Une tempête politique secoue l'Europe suite aux récentes menaces de Donald Trump concernant l'imposition de droits de douane. Emmanuel Macron, en tête du mouvement, a promis une réponse collective et déterminée des nations européennes face à cette provocation.
Le Premier ministre suédois, Ulf Kristerson, a été parmi les premiers à réagir, affirmant : "Nous ne laisserons personne nous extorquer.

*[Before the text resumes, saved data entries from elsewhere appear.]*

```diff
@@ -1122,6 +1192,12 @@
   _f32(x, 'x'); _f32(gamma, 'gamma')
   N, H, W, C = x.shape
   HW = H * W
+  fin = getattr(x, '_snap_gn_final', None)
+  if fin is not None and groups == 32 and not want_rstd and tuning().GN_FINALIZE_IN_PRODUCER:
+    hit = fin.get(bool(relu_first))
+    if (hit is not None and hit[0].data_ptr() == gamma.data_ptr() and hit[0].numel() == gamma.numel()
+        and hit[1] == gamma._version and hit[2] == float(eps)):
+      return hit[3], hit[4]
   wsb = lib.snap_group_norm_stats_workspace_bytes(N, HW, C, groups)
   ws = torch.empty(wsb // 4 + 4, dtype=torch.float32, device=x.device)
   mu = torch.empty((N, C), dtype=torch.float32, device=x.device)
```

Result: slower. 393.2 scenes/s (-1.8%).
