## Add stride-2 tiled depthwise conv kernel with fused SE pooling partials

Adds a stride-2 variant of the tiled depthwise-conv kernel that also writes per-tile channel sums for squeeze-excite pooling, plus a planner for it. dwconv2d_se now takes the fused dwconv+pool path for stride-2 layers (k=3 or 5, fp16), where it previously ran the depthwise conv and then a separate SE gate that re-read the activation. This saves one full pass over the stride-2 activation and one launch per such block. In exchange there is a new kernel with its own register and LDS pressure and reduction barriers, and it is only taken for the plain f16 path, not the packed h2 path.

```diff
diff --git a/include/vipcup_hip.h b/include/vipcup_hip.h
--- a/include/vipcup_hip.h
+++ b/include/vipcup_hip.h
@@ -90,6 +90,7 @@
 
 int vip_dwconv2d_pool_parts(int B, int H, int W, int C, int k, int stride, int Ho, int Wo);
 long vip_dwconv2d_tile_plan(int B, int H, int W, int C, int k, int stride, int Ho, int Wo, int pooled, int* workgroups, int* geom);
+long vip_dwconv2d_tile_plan_s2(int B, int H, int W, int C, int k, int Ho, int Wo, int* workgroups, int* geom);
 int vip_dwconv2d_pool_nhwc_f16(const void* x, const float* w, const float* bias, void* y, float* partials, int parts,
                                int B, int H, int W, int C, int k, int stride, int pt, int pl, int Ho, int Wo, int act,
                                void* stream);
diff --git a/vip-cup-2022_amd/_abi.py b/vip-cup-2022_amd/_abi.py
--- a/vip-cup-2022_amd/_abi.py
+++ b/vip-cup-2022_amd/_abi.py
@@ -83,6 +83,7 @@
     "vip_dwconv2d_nhwc_f16": (_i, [_vp, _vp, _vp, _vp] + [_i] * 11 + [_vp]),
     "vip_dwconv2d_pool_parts": (_i, [_i] * 8),
     "vip_dwconv2d_tile_plan": (C.c_long, [_i] * 9 + [C.POINTER(_i)] * 2),
+    "vip_dwconv2d_tile_plan_s2": (C.c_long, [_i] * 7 + [C.POINTER(_i)] * 2),
     "vip_dwconv2d_pool_nhwc_f16": (_i, [_vp, _vp, _vp, _vp, _vp] + [_i] * 12 + [_vp]),
     "vip_se_gate_pooled_f16": (_i, [_vp, _i] + [_vp] * 5 + [_i] * 10 + [_vp]),
     "vip_layernorm_f16": (_i, [_vp, _vp, _vp, _vp, _i, _i, _f, _vp]),
diff --git a/vip-cup-2022_amd/csrc/common.hpp b/vip-cup-2022_amd/csrc/common.hpp
--- a/vip-cup-2022_amd/csrc/common.hpp
+++ b/vip-cup-2022_amd/csrc/common.hpp
@@ -40,6 +40,10 @@
                      int pt, int pl, int Ho, int Wo, int act, hipStream_t s, float* partials = nullptr, int parts = 0);
 int vip_dwconv_tiled_parts(int B, int H, int W, int C, int k, int Ho, int Wo);
 long vip_dwconv_tiled_plan(int B, int H, int W, int C, int k, int Ho, int Wo, int pooled, int* workgroups, int* geom);
+int vip_dwconv_tiled_s2(const void* x, const float* w, const float* bias, void* y, int B, int H, int W, int C, int k, int pt, int pl,
+                        int Ho, int Wo, int act, hipStream_t s, float* partials, int parts);
+int vip_dwconv_tiled_s2_parts(int B, int H, int W, int C, int k, int Ho, int Wo);
+long vip_dwconv_tiled_s2_plan(int B, int H, int W, int C, int k, int Ho, int Wo, int* workgroups, int* geom);
 int vip_dwconv_tiled_h2(const void* x, const float* w, const float* bias, void* y, int B, int H, int W, int C, int k, int pt, int pl, int Ho,
                         int Wo, int act, int* status, hipStream_t s);
 long vip_dwconv_tiled_plan_h2(int B, int H, int W, int C, int k, int Ho, int Wo, int* workgroups, int* geom);
diff --git a/vip-cup-2022_amd/csrc/dwconv.hip b/vip-cup-2022_amd/csrc/dwconv.hip
--- a/vip-cup-2022_amd/csrc/dwconv.hip
+++ b/vip-cup-2022_amd/csrc/dwconv.hip
@@ -211,6 +211,154 @@
     }
 }
 
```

Seuls le Danemark et le Groenland peuvent décider des affaires qui les concernent. Je défendrai toujours mon pays et nos alliés". Une déclaration qui illustre le besoin d'une position ferme et unie de la part des pays nordiques.
De son côté, Emmanuel Macron a renforcé cette position en déclarant : "Aucune intimidation, ni menace ne parviendront à nous influencer, que ce soit en Ukraine ou au Groenland. Nous ne laisserons pas de telles manœuvres impunies.”
Une spirale dangereuse pour les relations transatlantiques
Au Royaume-Uni, comme en Allemagne, tant le gouvernement que l'opposition s'accordent à dénoncer cette dérive, la présidente de la Commission européenne, Ursula von der Leyen, soulignant les conséquences dévastatrices potentielles que de telles sanctions pourraient engendrer : "Les droits de douane pourraient compromettre nos relations transatlantiques et ouvrir la voie à une spirale négative sans précédent."
En outre, le Danemark a exprimé sa surprise face à ces nouvelles mesures de pression, rappelant que la mission militaire européenne déployée au Groenland vise en réalité à établir un climat de sécurité en Arctique. "L'objectif ici est d'assurer une sécurité accrue dans la région, non de créer des tensions", a précisé le ministre des Affaires étrangères danois.
La réunion des ambassadeurs des 27 pays de l'UE prévue pour demain sera cruciale, tandis que le ministre de l'économie français, Roland Lescure, rencontrera son homologue allemand pour discuter de la situation. Des discussions animées sont attendues alors que l'Europe se dresse fièrement face aux menaces transatlantiques.
En somme, cette réponse collective des nations participantes illustre non seulement une solidarité remarquable, mais également une détermination claire à défendre les intérêts européens, comme le souligne l'analyse de Le Monde.